I had literally completed replacing my PCV hoses, got everything buttoned back up, and went to take the car for a test drive. Upon starting it, I heard the dreaded whizzing noise. Luckily in my research on the PCV hose problem, I came across the mention of the air injection pump wearing out and making a noise on cold starts. After getting the pump out, I was relieved to see that the head of one of the aluminum rivets was _gone_, the other rivets had appeared to stretch/deform a bit, there was a noticeable gap between the two halves of the pump housing. 

I encountered one problem. I used 8-32 1 1/2" screws as specified, but they were just _slightly _too short. The threads would not have made it all the way to the nylon inserts in the nuts, so I didn't want to risk it and do this job again. They needed to be 1/4" longer. I will pick up a pack of 2" screws, which is probably the best I can find on short notice in stainless steel. I will attempt to complete the repairs tomorrow. Also, I ended up removing the whole steel bracket that holds in the pump. Once I figured out how to get the top bolt out (aim for the top of the dipstick tube), and I had the correct length ratchet extension, it came out without too much trouble. The biggest difficulty was that the bolt head was full of crud which made it difficult to get the 8mm wrench in fully. It's an impressive bracket, design wise. I will post some photos after I get everything back together.


----------



## Cableman (Jun 15, 2008)

I was able to successfully rebuild my air injection pump using the above described procedure. Here are some photos and commentary from my work:

I ended up removing the whole pump bracket, and reinstalling it took some patience. You need the right 8mm hex socket and a variety of ratchet extensions. In particular, getting the top bolt reinstalled took some practice. While working under the car, I was able to reach up between the fans and various hoses and manipulate the socket extension and get the bolt threaded in. Then later when you're ready to tighten that bolt all the way, position a small flashlight so that it illuminates the bolt in question from below. Then, you can work from above. If you look down the passenger side of the dipstick holder base, you will see the bolt. Then you can get your socket and extension into the bolt head. The other challenge was getting the passenger side lower pump bracket bolt (one of the 3 total bracket bolts) threaded in. Working from below, you can see generally where the bolt will go above the pump, but you can't see the actual hole. I could feel it with my finger but couldn't see it. I used the 8mm hex head socket and a medium extension and guided the bolt in place, but it was difficult to get it to thread. Finally, I tilted the socket/extension up a bit higher and that was the right angle to get the bolt to thread in, finally.

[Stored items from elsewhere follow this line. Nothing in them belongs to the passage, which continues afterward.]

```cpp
template <bool GLOBAL_H>
__global__ void __launch_bounds__(OLS_THREADS, 2)
k_fir_bank_ols_f32(const float *__restrict__ in, float *__restrict__ out, const float *__restrict__ hist,
                   const float2 *__restrict__ hbank , const float2 *__restrict__ twid, ols_geom G)
{
    extern __shared__ __attribute__((aligned(16))) char smem[];
    float2 *s_tw = reinterpret_cast<float2 *>(smem);
    for (int i = threadIdx.x; i < 1024; i += OLS_THREADS) s_tw[i] = twid[i];
    __syncthreads();
    const int lane = threadIdx.x & 63;
    const int wave = __builtin_amdgcn_readfirstlane(threadIdx.x >> 6);
    const int l5 = lane & 31;
    const ols_lane g = ols_lane_of(lane);
    const int slot = (threadIdx.x >> 6) * 2 + g.half;
    float *buf = reinterpret_cast<float *>(s_tw + 1024) + slot * OLS_XBUF;
    float2 *img = reinterpret_cast<float2 *>(smem + BANK_LDS_COMMON) + slot * BANK_IMG;
    const long halves_total = (long)gridDim.x * OLS_WAVES * 2;
    const long first = ((long)blockIdx.x * OLS_WAVES + wave) * 2;

    ols_seg cur[2] = {ols_locate(first, G), ols_locate(first + 1, G)};
    float halo[8];
    ols_raw raw;
    {
        const float *const row[2] = {in + (size_t)cur[0].c * G.in_pitch, in + (size_t)cur[1].c * G.in_pitch};
        const ols_seg own = g.half ? cur[1] : cur[0];
        ols_load_halo(halo, g.half ? row[1] : row[0], hist ? hist + (size_t)own.c * G.keep : nullptr, own.j0 * OLS_JOB,
                      g.col, G.keep, own.live);
        const int s0[2] = {cur[0].j0 * OLS_JOB, cur[1].j0 * OLS_JOB};
        const bool lv[2] = {cur[0].count > 0, cur[1].count > 0};
        ols_load(raw, row, s0, lv, g, G.n);
    }
    for (long sp = first; sp < G.total_segs; sp += halves_total) {
        const ols_seg nxt[2] = {ols_locate(sp + halves_total, G), ols_locate(sp + halves_total + 1, G)};
        const float *const row[2] = {in + (size_t)cur[0].c * G.in_pitch, in + (size_t)cur[1].c * G.in_pitch};
        float *const orow[2] = {out + (size_t)cur[0].c * G.out_pitch, out + (size_t)cur[1].c * G.out_pitch};
        const float *const nrow[2] = {in + (size_t)nxt[0].c * G.in_pitch, in + (size_t)nxt[1].c * G.in_pitch};
        const ols_seg nown = g.half ? nxt[1] : nxt[0];
        float halo_n[8];
#pragma unroll
        for (int i = 0; i < 8; i++) halo_n[i] = 0.f;

        const ols_seg own = g.half ? cur[1] : cur[0];
        const float2 *hrow = hbank + (size_t)own.c * BANK_PITCH;
        if (!GLOBAL_H && own.live) {
#pragma unroll
            for (int i = 0; i < 16; i++) img[l5 + 32 * i] = hrow[l5 + 32 * i];
            if (l5 == 0) img[BANK_BINS - 1] = hrow[BANK_BINS - 1];
        }
        const float2 *h = GLOBAL_H ? hrow : img;

        const int jmax = max(cur[0].count, cur[1].count);
#pragma unroll 1
        for (int jj = 0; jj < jmax; jj++) {
            const int s[2] = {(cur[0].j0 + jj) * OLS_JOB, (cur[1].j0 + jj) * OLS_JOB};
            const bool live[2] = {jj < cur[0].count, jj < cur[1].count};
            cf v[32], u[32];
            ols_assemble(v, halo, raw);
            const bool in_pair = jj + 1 < jmax;
            {
                const float *const lrow[2] = {in_pair ? row[0] : nrow[0], in_pair ? row[1] : nrow[1]};
                const int sn[2] = {in_pair ? s[0] + OLS_JOB : nxt[0].j0 * OLS_JOB,
                                   in_pair ? s[1] + OLS_JOB : nxt[1].j0 * OLS_JOB};
                const bool ln[2] = {in_pair ? jj + 1 < cur[0].count : nxt[0].count > 0,
                                    in_pair ? jj + 1 < cur[1].count : nxt[1].count > 0};
                ols_load(raw, lrow, sn, ln, g, G.n);
            }
            if (!in_pair)
                ols_load_halo(halo_n, g.half ? nrow[1] : nrow[0], hist ? hist + (size_t)nown.c * G.keep : nullptr,
                              nown.j0 * OLS_JOB, g.col, G.keep, nown.live);
            bank_filter(v, u, buf, s_tw, h, l5, g.col);
            ols_store(u, orow, s, live, g, G.n);
        }
        cur[0] = nxt[0];
        cur[1] = nxt[1];
#pragma unroll
        for (int i = 0; i < 8; i++) halo[i] = halo_n[i];
    }
}

const ols_rung BANK_RUNGS[2] = {
    {1024, 1, "k_fir_bank_ols_f32", OLS_THREADS, 2 * OLS_WAVES, 2, true, 1.0,
     BANK_LDS_COMMON + (size_t)OLS_WAVES * 2 * BANK_IMG * sizeof(float2), false, false,
     1, {OLS_HALO}, {kfn(k_fir_bank_ols_f32<false>)}},
    {1024, 1, "k_fir_bank_ols_f32<global>", OLS_THREADS, 2 * OLS_WAVES, 2, true, 1.0,
     BANK_LDS_COMMON, false, false,
     1, {OLS_HALO}, {kfn(k_fir_bank_ols_f32<true>)}},
};

}

extern "C" int llzs_fir_bank_ols_f32(const float *hbank, const float *twid, const float *in, float *out, const float *hist,
                                     int channels, int n, long in_pitch, long out_pitch, int flt_len, void *stream)
{
    if (!hbank || !twid || !in || !out || channels <= 0 || n <= 0 || in_pitch < n || out_pitch < n) {
        llzs_set_error("fir_bank_ols_f32: bad arguments");
        return LLZ_ERR_ARG;
    }
    if (flt_len < 1 || flt_len - 1 > OLS_HALO) {
        llzs_set_error("fir_bank_ols_f32: flt_len %d outside 1..%d", flt_len, OLS_HALO + 1);
        return LLZ_ERR_RANGE;
    }
    const ols_rung &r = BANK_RUNGS[llzs_tune(LLZS_TUNE_BANK_GLOBAL_H) == 1 ? 1 : 0];
    ols_plan p = ols_plan_of(r, channels, n, in_pitch, out_pitch, flt_len);
    const float2 *hf = reinterpret_cast<const float2 *>(hbank), *tw = reinterpret_cast<const float2 *>(twid);
    void *args[6] = {&in, &out, &hist, &hf, &tw, &p.G};
    const void *kernel = r.kernel[0];
    if (r.lds_bytes > 64 * 1024)
        LLZ_HIP_CHECK(hipFuncSetAttribute(kernel, hipFuncAttributeMaxDynamicSharedMemorySize, (int)r.lds_bytes));
    (void)hipLaunchKernel(kernel, dim3((unsigned)p.blocks), dim3(r.threads), args, r.lds_bytes, as_stream(stream));
    LLZ_LAUNCH_CHECK(r.name);
    return LLZ_OK;
}
```

### llzlab_amd/csrc/kernels/fir_ols.hip

```cpp
#include <stdlib.h>
#include "common.hpp"
#include "fft32.hpp"
#include "ols_walk.hpp"
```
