template <int NW> struct V3Shared {
  alignas(16) unsigned char tab[V3_RINGW * V3_ROW<NW>];
  alignas(16) unsigned wbuf[NW][4 * V3_BLK * 8];
  unsigned char bests[NW][4 * V3_RINGW];
  unsigned lut[16];
};
static_assert(sizeof(V3Shared<4>) <= 81920 && V3_RMASK<4> == 0xffc0 && V3_RMASK<1> == 0x3fc0, "two four-wave workgroups per CU beside the symbol kernel's 76 KB");
#define V3_LDS_DECL(NW) __shared__ V3Shared<NW> sh_;
#define V3_LDS(NW, wv) V3Lds{sh_.tab, sh_.wbuf[wv], sh_.bests[wv], sh_.lut, wv}

template <int NTB, int WARM = V3_WARM, int MODE = 0> __global__ __launch_bounds__(64 * V3_WGW) void viterbi3_kernel(const uint8_t *__restrict__ in, uint8_t *__restrict__ out, const RxState *st,
                                                      long long steps_fixed, VitParams vp, V3Aux ax, long long in_base, long long out_lo)
{
  V3_LDS_DECL(V3_WGW)
  const int wv = V3_WGW > 1 ? (int)(threadIdx.x >> 6) : 0;
  const V3Lds S = V3_LDS(V3_WGW, wv);
  const int lane = threadIdx.x & 63, dd = lane >> 4, pl = lane & 15;
  const long long total_steps = st ? st->n_vit_steps : steps_fixed;
  const long long total_out = total_steps / 8 - vp.ntb;
  const int B = vp.chunk_bytes;
  if (MODE == 1 && blockIdx.x == 0 && threadIdx.x == 0) {
    ax.ctl[V3_CTL_MISMATCH] = 0; ax.ctl[V3_CTL_CONFLICT] = 0; ax.ctl[V3_CTL_UNPROVEN] = -1; ax.ctl[V3_CTL_SEQ] = 0;
  }
  const long long grid0 = MODE == 1 ? ax.grid0 : out_lo;
  const long long chunk0 = ((long long)blockIdx.x * V3_WGW + wv) * 4;
  if (grid0 + chunk0 * B >= total_out) return;
  const long long c = chunk0 + dd, b0 = grid0 + c * B;
  const bool dec_active = b0 < total_out;
  v3_init_lut(sh_.lut, lane);
#if V3_EXP & 16
  const unsigned long long dbg_t0 = wall_clock64();
#endif
  V3Lane L; v3_init_lane(pl, L);
  int v[2] = {L.arm_org[0][0], L.arm_org[0][1]}, endv[2];
  int *own = nullptr, *predn = nullptr, *carry = nullptr; const int *inject = nullptr;
  if (MODE == 1) {
    own = v3_own(ax, c) + 2 * pl; predn = v3_pred(ax, c + 1) + 2 * pl;
    if (c == 0 && ax.carry_in) inject = ax.carry_in + 2 * pl;
    if (ax.carry_out && b0 + B >= total_out) carry = ax.carry_out + 2 * pl;
  }
  v3_decode<NTB, WARM, MODE, V3_WGW>(in, out, total_steps, total_out, vp, in_base, out_lo, b0, dec_active, S, L, v, endv, own, predn, inject, carry, ax.carry_rel);
#if V3_EXP & 16
  if (lane == 0) {
    unsigned id, xcc;
    asm volatile("s_getreg_b32 %0, hwreg(HW_REG_HW_ID)" : "=s"(id));
    asm volatile("s_getreg_b32 %0, hwreg(HW_REG_XCC_ID)" : "=s"(xcc));
    unsigned long long *d = v3_dbg + 3 * ((long long)blockIdx.x * V3_WGW + wv);
    d[0] = (id & 0xffffu) | ((xcc & 0xfu) << 16); d[1] = dbg_t0; d[2] = wall_clock64();
  }
#endif
}
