__device__ inline double sxx_total(const double *st, const vmp_pca_layout &L, double n_total,
                                   int i, int j)
{
    const double *S = st + L.off_S;
// ... 81 lines not shown
        vmp_sweep::sweep_upto<0>(T, (n + 3) / 4, l15, l4, prod, ld, isbad);
#pragma unroll
        for (int tr = 0; tr < KP / 16; ++tr)
#pragma unroll
            for (int tc = 0; tc < KP / 16; ++tc)
#pragma unroll
                for (int r = 0; r < 4; ++r) {
                    const int row = 16 * tr + l4 + 4 * r, col = 16 * tc + l15;
                    M[row * LDM + col] = (row < 4 * ((n + 3) / 4) && col < 4 * ((n + 3) / 4))
                                             ? -T[tr][tc][r] : T[tr][tc][r];
                }
        if (l == 0) {
            *logdet = vmp_sweep::sweep_logdet(prod, ld);
            if (isbad) *bad = 1;
        }
    } else {
        side();
    }
    __syncthreads();
}

enum { SP_ENTRY = 0, SP_LDS_FILLED, SP_SYX, SP_PXX, SP_TICKET, SP_ACQUIRE,
       SP_T_PARTIALS, SP_T_LOADS, SP_T_PXX, SP_T_BLOCKSUMS, SP_T_TAU_ALPHA, SP_T_BOUND, SP_T_RING,
       SP_H_LAMBDA, SP_H_INV1, SP_H_W, SP_H_SWW, SP_H_INV2, SP_H_A, SP_COUNT };
static_assert(SP_COUNT <= VMP_SWEEP_NSTAMP, "stamp row length");
struct stamps_off {
    __device__ __forceinline__ void operator()(int) const {}
    __device__ __forceinline__ void drain() const {}
};
struct stamps_on {
    unsigned long long *t;
    __device__ __forceinline__ void operator()(int i) const
    {
        if (threadIdx.x == 0) t[i] = wall_clock64();
    }
    __device__ __forceinline__ void drain() const { asm volatile("s_waitcnt vmcnt(0)" ::: "memory"); }
};

template <int KP, int NTQ>
struct small_lds {
    static constexpr int LDM = KP + 1;
    static constexpr int RB = (KP == 64) ? 16 : 32;
    double M[KP * LDM];
    double Sb[RB * LDM];
    double Wb[RB * LDM];
    double red[NTQ / 64 + 1];
    double logdet;
    int bad;
};

template <int KP, int NTQ>
__device__ void op_update_w(const small_args &a, double *st, small_lds<KP, NTQ> &s)
{
    constexpr int LDM = KP + 1, RB = small_lds<KP, NTQ>::RB, E = KP * KP / NTQ;
    const vmp_pca_layout &L = a.L;
    const int tid = threadIdx.x, D = a.D, K = a.K;
    const double tau = st[L.off_tau + 2];
// ... 514 lines not shown

template <int KP>
__global__ void __launch_bounds__(NTF, 5)
pca_head_fast_kernel(small_args a, double *st, const double *stop)
{
    if (stop && stop[VMP_SWEEP_STOP] != 0.0) return;
    pca_head_body<KP, false>(a, st, nullptr, nullptr, nullptr, 0.0);
}

constexpr int GB = 32;
constexpr int GRA = 8;
constexpr int TAIL_PLAIN = 0, TAIL_GRAM = 1, TAIL_SWEEP = 2;
template <int KP>
struct alignas(16) tail_lds {
    double Sw[KP * (KP + 1)];
    double Cx[KP * (KP + 1)];
    double Sx[KP * (KP + 1)];
    double al[4 * KP];
    double sc[8];
    double red[NTF / 64 + 1];
    double stop;
};
static_assert(sizeof(tail_lds<16>) % 16 == 0 && sizeof(tail_lds<32>) % 16 == 0, "tail_lds size");
template <int KP, int MODE, bool WIDE = false, class STAMP = stamps_off, bool LOCAL = false>
__device__ __forceinline__ void pca_tail_body(const small_args &a, double *st, const vmp_sweep_tail *sw,
                                              tail_lds<KP> &s, double *SW = nullptr,
                                              const STAMP &stamp = STAMP(), const double *AL = nullptr)
{
    static_assert(!WIDE || MODE == TAIL_SWEEP, "the wide tail is a sweep tail");
    static_assert(!LOCAL || WIDE, "sum <x><x>^T is formed locally by the wide tail only");
    constexpr bool GRAM = (MODE == TAIL_GRAM);
    constexpr int LDM = KP + 1, E = KP * KP / NTF;
    extern __shared__ __align__(16) double gl[];
    double *Sw = s.Sw, *Cx = s.Cx, *Sx = s.Sx, *al = s.al, *sc = s.sc, *red = s.red;
    const lay32 L(a.L);
    const int tid = threadIdx.x, D = a.D, K = a.K;
    if constexpr (MODE == TAIL_SWEEP && !LOCAL) {
        if (!sw->first && sw->ctl[VMP_SWEEP_STOP] != 0.0) {
            if (tid == 0) {
                sw->slot[7] = 0.0;
                sw->ctl[VMP_SWEEP_SKIPPED] += 1.0;
            }
            return;
        }
    }
    __builtin_amdgcn_s_setprio(3);
    double t1 = 0.0;
    double sxx[E];
#pragma unroll
    for (int m = 0; m < E; ++m) sxx[m] = 0.0;
    constexpr int NW = WIDE ? FAST_D * KP / NTF : 1;
    double ww[NW], wy[NW], es0[WIDE ? E : 1], es1[WIDE ? E : 1];
    if constexpr (WIDE) {
// ... 228 lines not shown
        }
#pragma unroll
        for (int i = 0; i < B; ++i)
#pragma unroll
            for (int j = 0; j < B; ++j) {
                const int k = ki + 16 * i, k2 = ji + 16 * j;
                const bool in = (k < K && k2 < K);
                const double x = in ? (acc[0][i][j] + acc[1][i][j]) + (acc[2][i][j] + acc[3][i][j]) : 0.0;
                st[L.off_S + (L.DP + k) * KP + k2] = x;
                Sx[k * LDM + k2] = x;
            }
        __syncthreads();
        stamp(SP_T_PXX);
    }
    double t2 = 0.0, trx = 0.0;
#pragma unroll
    for (int m = 0; m < E; ++m) {
        const int e = tid + m * NTF;
        const int i = e / KP, j = e % KP;
        const double sxx = a.n_total * Cx[i * LDM + j] + 0.5 * (Sx[i * LDM + j] + Sx[j * LDM + i]);
        t2 += Sw[i * LDM + j] * sxx;
        if (i == j) trx += sxx;
    }
    t1 = block_sum<NTF>(t1, red);
    t2 = block_sum<NTF>(t2, red);
    trx = block_sum<NTF>(trx, red);
    stamp(SP_T_BLOCKSUMS);
    const double resid = sc[4] - 2.0 * t1 + t2;
    if (tid == 64) {
        const double ta = a.a0t + 0.5 * (double)D * a.n_total;
        const double tb = a.b0t + 0.5 * resid;
        sc[0] = ta;
        sc[1] = tb;
        sc[2] = ta / tb;
        sc[3] = sf_digamma(ta) - sf_log(tb);
        st[L.off_tau + 0] = ta;
        st[L.off_tau + 1] = tb;
        st[L.off_tau + 2] = sc[2];
        st[L.off_tau + 3] = sc[3];
        st[L.off_scal + 2] = resid;
        if (!(tb > 0.0)) st[L.off_scal + 3] = (double)VMP_ERR_FLOATING;
        if constexpr (MODE == TAIL_SWEEP)
            sc[7] = !(tb > 0.0) ? (double)VMP_ERR_FLOATING : st[L.off_scal + 3];
        red[NTF / 64] = gamma_elbo(a.a0t, a.b0t, ta, tb, sc[2], sc[3]);
    }
    double sla = 0.0, saw = 0.0, lal = 0.0;
    if (tid < K) {
        const double aa = a.a0a + 0.5 * (double)D;
        const double ab = a.b0a + 0.5 * Sw[tid * LDM + tid];
        const double am = aa / ab, alg = sf_digamma(aa) - sf_log(ab);
        al[0 * KP + tid] = aa;
// ... 222 lines not shown
        for (int m = 0; m < E; ++m) {
            const int e = tid + m * NTF;
            const int k = e / KP, k2 = e % KP;
            double s = 0.0;
            if (k < K && k2 < K) {
#pragma unroll
                for (int r = 0; r < GRA; ++r)
                    s = __builtin_fma(As[k * LA + r0 + r], Ss[r * LDS_S + k2], s);
            }
            Pb[e] = s;
        }
    }
}

template <int KP>
__global__ void __launch_bounds__(NTF)
pca_gram_wide_kernel(vmp_pca_layout L, int D, int K, double *st, double *P)
{
    extern __shared__ __align__(16) double gl[];
    gram_phase_a_wide<KP>(L, D, K, st, P, gl, blockIdx.x);
}

template <int KP, class STAMP>
__device__ __forceinline__ void pca_head_wide(const small_args &a, double *st, double *M, double *T,
                                              const double *alm, double tau, double *SW,
                                              const STAMP &stamp)
{
    constexpr int LDM = KP + 1, E = KP * KP / NTF, KT = KP / 16;
    constexpr int WT = FAST_D / 16 * KT / 4;
    constexpr int ST = (KT * KT + 3) / 4;
    __shared__ double logdet;
    __shared__ int bad;
    const lay32 L(a.L);
    const int tid = threadIdx.x, D = a.D, K = a.K, DP = (int)L.DP;
    const int nr = (D + 31) / 32 * 32;
    const int nt = nr / 16 * KT;
    const int w = tid >> 6, l15 = tid & 15, l4 = (tid & 63) >> 4;
    if (tid == 0) bad = 0;
    {
        double lam[E];
#pragma unroll
        for (int m = 0; m < E; ++m) {
            const int e = tid + m * NTF;
            const int i = e / KP, j = e % KP;
            double x = (i == j) ? 1.0 : 0.0;
            if (i < K && j < K) {
                x = tau * (a.n_total * M[i * LDM + j] + 0.5 * (T[i * LDM + j] + T[j * LDM + i]));
                if (i == j) x += alm[i];
            }
            lam[m] = x;
        }
        __syncthreads();
#pragma unroll
        for (int m = 0; m < E; ++m) {
            const int e = tid + m * NTF;
            M[(e / KP) * LDM + (e % KP)] = lam[m];
        }
    }
    stamp(SP_H_LAMBDA);
    sweep_inverse<KP>(M, K, &logdet, &bad);
    stamp(SP_H_INV1);
#pragma unroll
    for (int m = 0; m < E; ++m) {
        const int e = tid + m * NTF;
        const int i = e / KP, j = e % KP;
        if (i < K && j < K) st[L.off_CW + i * KP + j] = M[i * LDM + j];
    }
    if (tid == 0) st[L.off_scal + 0] = logdet;
    v4f64 wt[WT];
#pragma unroll
    for (int t = 0; t < WT; ++t) {
        const int tile = w + 4 * t;
        if (tile < nt)
            wt[t] = wave_tile_mma(SW + (tile / KT) * 16 * LDM, LDM, 1, M + (tile % KT) * 16, LDM, 1, KP);
    }
    __syncthreads();
#pragma unroll
    for (int t = 0; t < WT; ++t) {
        const int tile = w + 4 * t;
        if (tile < nt) {
#pragma unroll
            for (int r = 0; r < 4; ++r) {
                const int row = (tile / KT) * 16 + l4 + 4 * r, k = (tile % KT) * 16 + l15;
// ... 52 lines not shown
        if (tile < nt) {
            const int tk = tile % KT, td = tile / KT;
            const v4f64 acc = wave_tile_mma(M + tk * 16 * LDM, LDM, 1, SW + td * 16 * LDM, 1, LDM, KP);
#pragma unroll
            for (int r = 0; r < 4; ++r) {
                const int k = tk * 16 + l4 + 4 * r, d = td * 16 + l15;
                if (k < K && d < D) st[L.off_A + k * DP + d] = tau * acc[r];
            }
        }
    }
    if (tid == 0) {
        st[L.off_scal + 1] = logdet;
        if (bad) st[L.off_scal + 3] = (double)VMP_ERR_NOT_POSDEF;
    }
    stamp.drain();
    stamp(SP_H_A);
}

__host__ __device__ inline size_t sweep_local_lds(int KP, int DP)
{
    return ((size_t)KP * (DP + 2) + (size_t)DP * (KP + 1) + 2) * sizeof(double);
}

template <int KP, bool WIDE, bool LOCAL, class STAMP>
__device__ __forceinline__ void pca_sweep_mid_body(const small_args &a, double *st, double *P,
                                                   const vmp_sweep_tail &sw, unsigned int *ticket,
                                                   const STAMP &stamp)
{
    static_assert(!LOCAL || WIDE, "sum <x><x>^T is formed locally beside the wide bodies only");
    extern __shared__ __align__(16) double gl[];
    __shared__ tail_lds<KP> ts;
    const int tid = threadIdx.x;
    if (!sw.first && sw.ctl[VMP_SWEEP_STOP] != 0.0) {
        if (blockIdx.x == 0 && tid == 0) {
            sw.slot[7] = 0.0;
            sw.ctl[VMP_SWEEP_SKIPPED] += 1.0;
        }
        return;
    }
    stamp(SP_ENTRY);
    if constexpr (WIDE)
        gram_phase_a_wide<KP, STAMP, !LOCAL>(a.L, a.D, a.K, st, P, gl, blockIdx.x, stamp);
    else
        gram_phase_a<KP>(a.L, a.D, a.K, st, P, gl, blockIdx.x, stamp);
    asm volatile("s_waitcnt vmcnt(0)" ::: "memory");
    __syncthreads();
    stamp(SP_PXX);
    const int na = LOCAL ? KP * ((int)a.L.DP + 2) : 0;
    double *SW = gl + na;
    unsigned int *word = reinterpret_cast<unsigned int *>(LOCAL ? SW + (int)a.L.DP * (KP + 1) : gl);
    if (tid == 0) {
        __builtin_amdgcn_fence(__ATOMIC_RELEASE, "agent");
        asm volatile("s_waitcnt vmcnt(0)" ::: "memory");
        *word = __hip_atomic_fetch_add(ticket, 1u, __ATOMIC_RELAXED, __HIP_MEMORY_SCOPE_AGENT);
    }
    __syncthreads();
    if (*word != gridDim.x - 1) return;
    stamp(SP_TICKET);
    if (tid == 0) {
        __builtin_amdgcn_fence(__ATOMIC_ACQUIRE, "agent");
        asm volatile("s_waitcnt vmcnt(0)" ::: "memory");
        *ticket = 0u;
    }
    __syncthreads();
    stamp(SP_ACQUIRE);
    pca_tail_body<KP, TAIL_SWEEP, WIDE, STAMP, LOCAL>(a, st, &sw, ts, SW, stamp, gl);
    __syncthreads();
    if (ts.stop != 0.0) return;
    if constexpr (WIDE)
        pca_head_wide<KP>(a, st, ts.Cx, ts.Sx, ts.al + 2 * KP, ts.sc[2], SW, stamp);
    else
        pca_head_body<KP, true>(a, st, ts.Cx, ts.Sx, ts.al + 2 * KP, ts.sc[2], stamp);
}
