# cychomatica/AudioPure

Hardware: AMD Instinct MI355X
Metric: purified 1s@16kHz utterances/sec at 5 reverse steps (higher is better)
Workload: dtype f32

## Files before the change

__graft_entry__.py:

```python
from __future__ import annotations

import glob
import os
import subprocess
import sys

ROOT = os.path.dirname(os.path.abspath(__file__))
if ROOT not in sys.path:
    sys.path.insert(0, ROOT)

CSRC = os.path.join(ROOT, "audiopure_amd", "csrc")
LIBDIR = os.path.join(ROOT, "audiopure_amd", "lib")
LIB = os.path.join(LIBDIR, "libaudiopure_hip.so")
TOOLS_LIB = os.path.join(ROOT, "tools", "lib", "libaudiopure_hip_tools.so")
NO_SLP_VECTORIZE = {"ap_resblock_f32w.hip", "ap_resblock_bwd.hip", "ap_resblock_bwd_bf16.hip", "ap_conv_w3.hip", "ap_conv_p1.hip",
                    "ap_resblock_bf16p.hip", "ap_resblock_bf16s.hip", "ap_resblock_bf16u.hip", "ap_resblock_bf16us.hip",
                    "ap_resblock_bf16.hip", "ap_resblock_bf16w.hip", "ap_resblock_f32w_parent.hip"}
TOOLS_CSRC = os.path.join(ROOT, "tools", "csrc")
TOOLS_ONLY_SOURCES = ["ap_resblock_bf16.hip", "ap_resblock_bf16w.hip", "ap_skipgemm_bf16w.hip", "ap_conv_p1.hip",
                      "ap_resblock_f32w_parent.hip"]
HIP_SOURCES = ["ap_kernels.hip", "ap_resblock_f32w.hip", "ap_resblock_bwd.hip", "ap_resblock_bwd_bf16.hip", "ap_resblock_bf16p.hip", "ap_resblock_bf16s.hip", "ap_resblock_bf16u.hip", "ap_resblock_bf16us.hip", "ap_skipgemm_bf16.hip", "ap_resblock_f32s.hip", "ap_resblock_f32s2.hip", "ap_capi.hip", "ap_frontend.hip", "ap_mel.hip", "ap_convnet.hip", "ap_conv_w3.hip", "ap_backward.hip", "ap_kws.hip", "ap_unet_bwd.hip", "ap_defense.hip", "ap_psy.hip", "ap_wgrad.hip", "ap_m5_train.hip", "ap_convnet_train.hip", "ap_unet_train.hip", "ap_optim.hip", "ap_loss.hip"]


def _newer(target: str, sources) -> bool:
    if not os.path.exists(target):
        return False
    t = os.path.getmtime(target)
    return all(os.path.getmtime(s) <= t for s in sources)


def hip_flags(src: str, tools: bool = False) -> list:
    return (["--offload-arch=gfx950", "-O3", "-std=c++17", "-fPIC", "-I", CSRC] + (["-DAP_TOOLS"] if tools else [])
            + (["-fno-slp-vectorize"] if os.path.basename(src) in NO_SLP_VECTORIZE else []))


def build_hip(force: bool = False, tools: bool = False) -> str:
    lib = TOOLS_LIB if tools else LIB
    variant = os.environ.get("AP_VARIANT_LIB")
    if variant:
        lib, force = os.path.abspath(variant), True
    os.makedirs(os.path.dirname(lib), exist_ok=True)
    srcs = [os.path.join(CSRC, f) for f in HIP_SOURCES if os.path.exists(os.path.join(CSRC, f))]
    if tools:
        srcs += [os.path.join(TOOLS_CSRC, f) for f in TOOLS_ONLY_SOURCES]
    deps = srcs + glob.glob(os.path.join(CSRC, "*.h")) + [os.path.join(ROOT, "include", "audiopure.h")]
    if not force and _newer(lib, deps):
        return lib
    hipcc = os.environ.get("HIPCC", "/opt/rocm/bin/hipcc")
    objs = []
    procs = []
    for s in srcs:
        o = os.path.join(os.path.dirname(lib), os.path.basename(s) + (".tools.o" if tools else ".var.o" if variant else ".o"))
        objs.append(o)
        cmd = ([hipcc] + hip_flags(s, tools) + (os.environ.get("AP_VARIANT_FLAGS", "").split() if variant else []) + ["-c", s, "-o", o])
        procs.append((cmd, subprocess.Popen(cmd, stdout=subprocess.PIPE, stderr=subprocess.STDOUT)))
    for cmd, p in procs:
        out, _ = p.communicate()
        if p.returncode != 0:
            raise RuntimeError("hipcc failed: " + " ".join(cmd) + "\n" + out.decode(errors="replace"))
    cmd = [hipcc, "--offload-arch=gfx950", "-shared", "-fPIC", "-o", lib] + objs
    subprocess.run(cmd, check=True)
    for o in objs:
        os.remove(o)
    return lib
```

If I did the work again, I would avoid removing the pump bracket if at all possible, but I know I would at least need to loosen the top mounting bolt and remove the lower two.

One of the aluminum rivet heads was totally missing, shown below:










Below we see the gap between the two halves of the pump housing:










I ended up removing the pump bracket. Here we see one side of it:










Here's the other side. You can see the 3 bolt holes. The two holes on the cross piece are location just on top of the pump when it's installed. The third hole goes further up on the engine block:










Here's the pump in the bracket as it's mounted on the pump as it would be in the car:










After drilling out the rivets and installing 2" screws, I realized that one was sticking out in a way that might have impeded the reinstall of one of the bracket bolts. Here we see the offending screw before cutting:










Thanks again to the OP for posting the writeup.


----------